Critics praised Knight's direction, the performances of the cast, action sequences, and nostalgic tone, while some were divided over its humor, pacing, and screenplay. In an 8 out of 10 review, Clint Gage of IGN called it "a film that appreciates the source material, silly names and all, and proves the best way to add to a 50-year-old [sic] franchise that's about toys as much as anything else is to not take it too seriously," and praised Leto's "delightfully weird and cartoonish" portrayal of Skeletor. Writing for The Irish Times, Donald Clarke described the film as "a minor miracle" that "dances gaily [...] on the 'fine line between clever and stupid'". Zaki Hasan of the San Francisco Chronicle praised the film for telling "a rousing fantasy adventure with conviction, humor and heart." Ricky Archuleta of Film Threat awarded the film a perfect 10 out of 10 score, describing it as "a thrilling ride featuring high-octane action sequences and performances fueled by an infectious, heroic heart that make the audience root for the 'good guys' to emerge victorious."

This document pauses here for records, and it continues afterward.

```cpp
inline void plan_batch(Workspace* wp, int width, int height, int n_frames, bool gated, const PlanOverrides& ov) {
    Workspace& w = *wp;
    w.W = width;
    w.H = height;
    w.sw = width & ~1;
    w.sh = height & ~1;
    w.ns = (w.sw + 15) & ~15;
    w.n_frames = n_frames;
    w.mid_steps = (int)knob_or(ov.mid_steps, n_frames <= 8 ? 128 : MID_STEPS);
    if (w.mid_steps < 32) w.mid_steps = 32;
    w.crop_phases = knob_or(ov.crop_phases, n_frames <= 8 ? 1 : 2) == 1 ? 1 : 2;
    w.mid_blocks = (int)knob_or(ov.mid_blocks, gated ? plan_max(32, w.max_mid_blocks / 4) : w.max_mid_blocks);
    if (w.mid_blocks < 1 || w.mid_blocks > w.max_mid_blocks) w.mid_blocks = w.max_mid_blocks;
    w.long_blocks = (int)knob_or(ov.long_blocks, w.max_long_blocks);
    if (w.long_blocks < 1 || w.long_blocks > w.max_long_blocks) w.long_blocks = w.max_long_blocks;
    w.short_blocks = (int)knob_or(ov.short_blocks, n_frames >= 128 ? 1024 : (n_frames * 8 < 16 ? 16 : n_frames * 8));
    if (w.short_blocks < 1 || w.short_blocks > 65535) w.short_blocks = 1024;
    w.crop_blocks = n_frames >= 128 ? 2048 : (n_frames * 16 < 32 ? 32 : n_frames * 16);
    w.frame_strips = (w.sw + MARCH_STRIP - 1) / MARCH_STRIP;
    int chunks = (w.sh + 64) / 128;
    if (chunks < 1) chunks = 1;
    const long long min_units = knob_or(ov.min_units, gated ? 16384 : 65536);
    while (chunks > 1 && (long long)w.frame_strips * (chunks / 2) * n_frames >= min_units) chunks /= 2;
    int rows = (w.sh + chunks - 1) / chunks;
    rows = (rows + NBR_TILE_H - 1) / NBR_TILE_H * NBR_TILE_H;
    w.frame_chunk_rows = rows;
    w.frame_chunks = (w.sh + rows - 1) / rows;
}

}
```

Baseline: 245,600.

## Compact crop candidates into per-phase lists and raise crop walk budget

Adds split and prune kernels that compact crop mid-candidates into an earliest-start list, a remainder list and a still-live list, so each crop follow phase only scans candidates it will actually take instead of filtering the whole list per phase. It also gives crop traces a per-image step budget scaled by crop perimeter, capped at a new larger constant, so long crop borders finish in tier 2 rather than overflowing. This costs two extra kernel launches, three more candidate buffers, and possibly longer per-wave walks. The retry count per phase also changes.

```diff
diff --git a/opencv-ar_amd/csrc/api.hip b/opencv-ar_amd/csrc/api.hip
--- a/opencv-ar_amd/csrc/api.hip
+++ b/opencv-ar_amd/csrc/api.hip
@@ -60,6 +60,9 @@
     if ((rc = dev_alloc(c, &w.mid_frame, (size_t)w.cap_long))) return rc;
     if ((rc = dev_alloc(c, &w.mid_crop, (size_t)w.cap_long))) return rc;
     if ((rc = dev_alloc(c, &w.mid_first_crop, (size_t)w.cap_long))) return rc;
+    if ((rc = dev_alloc(c, &w.crop_early, (size_t)w.cap_long))) return rc;
+    if ((rc = dev_alloc(c, &w.crop_rest, (size_t)w.cap_long))) return rc;
+    if ((rc = dev_alloc(c, &w.crop_live, (size_t)w.cap_long))) return rc;
     if ((rc = dev_alloc(c, &w.long_frame, (size_t)w.cap_long))) return rc;
     if ((rc = dev_alloc(c, &w.long_crop, (size_t)w.cap_long))) return rc;
     if ((rc = dev_alloc(c, &w.quads_frame, B * max_quads))) return rc;
diff --git a/opencv-ar_amd/csrc/croplist_core.h b/opencv-ar_amd/csrc/croplist_core.h
--- /dev/null
+++ b/opencv-ar_amd/csrc/croplist_core.h
@@ -0,0 +1,19 @@
+#pragma once
+#include "hd.h"
+
+namespace ocvar {
+
+constexpr int CROP_NO_START = 0x7fffffff;
+constexpr unsigned long long CROP_NO_QUAD = ~0ull;
+
+OCVAR_HD bool crop_start_earliest(int pos, int crop_min_rest) { return pos == crop_min_rest; }
+OCVAR_HD bool crop_start_beaten(int pos, unsigned long long best_crop) { return (unsigned)(best_crop >> 32) < (unsigned)pos; }
+
+constexpr int CROP_BUDGET_FACTOR = 6, CROP_BUDGET_BLOCK = 32;
+OCVAR_HD int crop_walk_budget(int sw, int sh, int mid_steps, int cap) {
+    int b = (CROP_BUDGET_FACTOR * (sw + sh) + CROP_BUDGET_BLOCK - 1) & ~(CROP_BUDGET_BLOCK - 1);
+    b = b > mid_steps ? b : mid_steps;
+    return b < cap ? b : cap;
+}
+
+}
diff --git a/opencv-ar_amd/csrc/follow.hip b/opencv-ar_amd/csrc/follow.hip
--- a/opencv-ar_amd/csrc/follow.hip
+++ b/opencv-ar_amd/csrc/follow.hip
@@ -383,8 +383,8 @@
 }
 
 template <bool CROP>
-__device__ int follow_overflow(const Workspace& ws, const StartCand c, const PlaneRef& pl) {
-    const TraceStats st = trace_border<false, false>(pl.nbr, pl.ns, pl.plane, c.pos, c.is_hole, nullptr, 0, ws.mid_steps);
+__device__ int follow_overflow(const Workspace& ws, const StartCand c, const PlaneRef& pl, int max_steps) {
+    const TraceStats st = trace_border<false, false>(pl.nbr, pl.ns, pl.plane, c.pos, c.is_hole, nullptr, 0, max_steps);
     if (st.status == TRACE_OVERRUN) return 1;
     if (!worth_approximating(st)) return 0;
     const int need = 2 * st.npts + 2 * (st.npts + 2);
@@ -394,7 +394,7 @@
         return 0;
     }
     int* pts = ws.pool + off;
-    trace_border<true, false>(pl.nbr, pl.ns, pl.plane, c.pos, c.is_hole, pts, st.npts, ws.mid_steps);
+    trace_border<true, false>(pl.nbr, pl.ns, pl.plane, c.pos, c.is_hole, pts, st.npts, max_steps);
     approximate_and_emit<CROP>(ws, c, pl, pts, st.npts, st.perimeter, reinterpret_cast<DpSlice*>(pts + 2 * st.npts));
     return 0;
 }
@@ -617,9 +617,9 @@
     __shared__ unsigned step_tab[64];
     if (threadIdx.x < 64u) step_tab[threadIdx.x] = lean_table_entry(threadIdx.x);
     __syncthreads();
-    const StartCand* cands = CROP ? ws.mid_crop : ws.mid_frame;
+    const StartCand* cands = CROP ? (phase == 1 ? ws.crop_early : phase == 2 ? ws.crop_live : ws.mid_crop) : ws.mid_frame;
     StartCand* longs = CROP ? ws.long_crop : ws.long_frame;
-    int n = ws.counters[CROP ? CNT_MID_C : CNT_MID_F];
+    int n = ws.counters[CROP ? (phase == 1 ? CNT_CROP_EARLY : phase == 2 ? CNT_CROP_LIVE : CNT_MID_C) : CNT_MID_F];
     if (n > ws.cap_long) n = ws.cap_long;
     int n_first = (CROP && phase != 2) ? ws.counters[CNT_MID_C_FIRST] : 0;
     if (n_first > ws.cap_long) n_first = ws.cap_long;
@@ -634,7 +634,8 @@
     unsigned* my_row = parked[wave] + lane * POINT_ROW;
     const unsigned* wave_rows = parked[wave];
     int flushed = 0;
-    const int budget = ws.mid_steps;
+    const int budget = CROP ? ws.crop_steps_cap : ws.mid_steps;
+    const int max_tries = CROP ? (phase == 1 ? 1 : phase == 2 ? 2 : 4) : 1;
     bool have = false;
     bool more = true;
     StartCand c;
@@ -653,7 +654,7 @@
             break;
         }
         const unsigned long long pt0 = PROF_NOW();
-        for (int tries = 0; tries < (CROP ? 4 : 1); tries++) {
+        for (int tries = 0; tries < max_tries; tries++) {
             const unsigned long long idle = __ballot(!have);
             if (!(more && idle)) break;
             if (tries > 0) --guard;
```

Kyle Smith of The Wall Street Journal described it as "a two-hour-plus comedy-and-effects bonanza whose fantasy images are more notable for their quantity than quality, like a digital Golden Corral." In a 2 out of 5 review, Kevin Maher of The Times stated that "Masters of the Universe is a patchwork misfire that fancies itself as a new Thor: Ragnarok, Flash Gordon or Guardians of the Galaxy without displaying a sliver of originality and which instead frequently trips over its own wildly confused gender politics." Benjamin Lee of The Guardian gave the film 2 out of 5 stars, stating "Amazon's head-scratching $200m-budgeted misfire fails to explain why so much time, money and effort has been wasted… [in a] laboured attempt to resurrect [a] toy IP very few people still care about".

===Accolades===

Accolades received by Masters of the Universe
| Award | Date of ceremony | Category | Recipient(s) | Result | Ref. |
| Astra Midseason Movie Awards | June 30, 2026 | Best Stunts | Masters of the Universe | Nominated |  |
| Critics' Choice Super Awards | August 6, 2026 | Best Superhero Movie | Nominated |  |
| Best Actor in a Superhero Movie | Nicholas Galitzine | Nominated |
| Best Actress in a Superhero Movie | Camila Mendes | Nominated |
| Best Villain in a Movie | Jared Leto | Nominated |

==Future==
Prior to the film's release, director Travis Knight discussed in May 2026 how he went into the making of this film viewing it as a standalone film with the potential to have sequels and become a franchise. In another interview, Knight stated, "With every movie that I've ever made, I've always imagined where the characters go outside ... the bounds of the movie. You want to tell a self-contained story, and I think we've done that with this movie, but there are things within the wider mythology that didn't fit within that, and the She-Ra character was one of them. Adora is also a character that carries a lot of weight with her. A lot of people, myself included, love that character, so we wanted to give a little nod to where that could go if we were given the opportunity to tell more stories."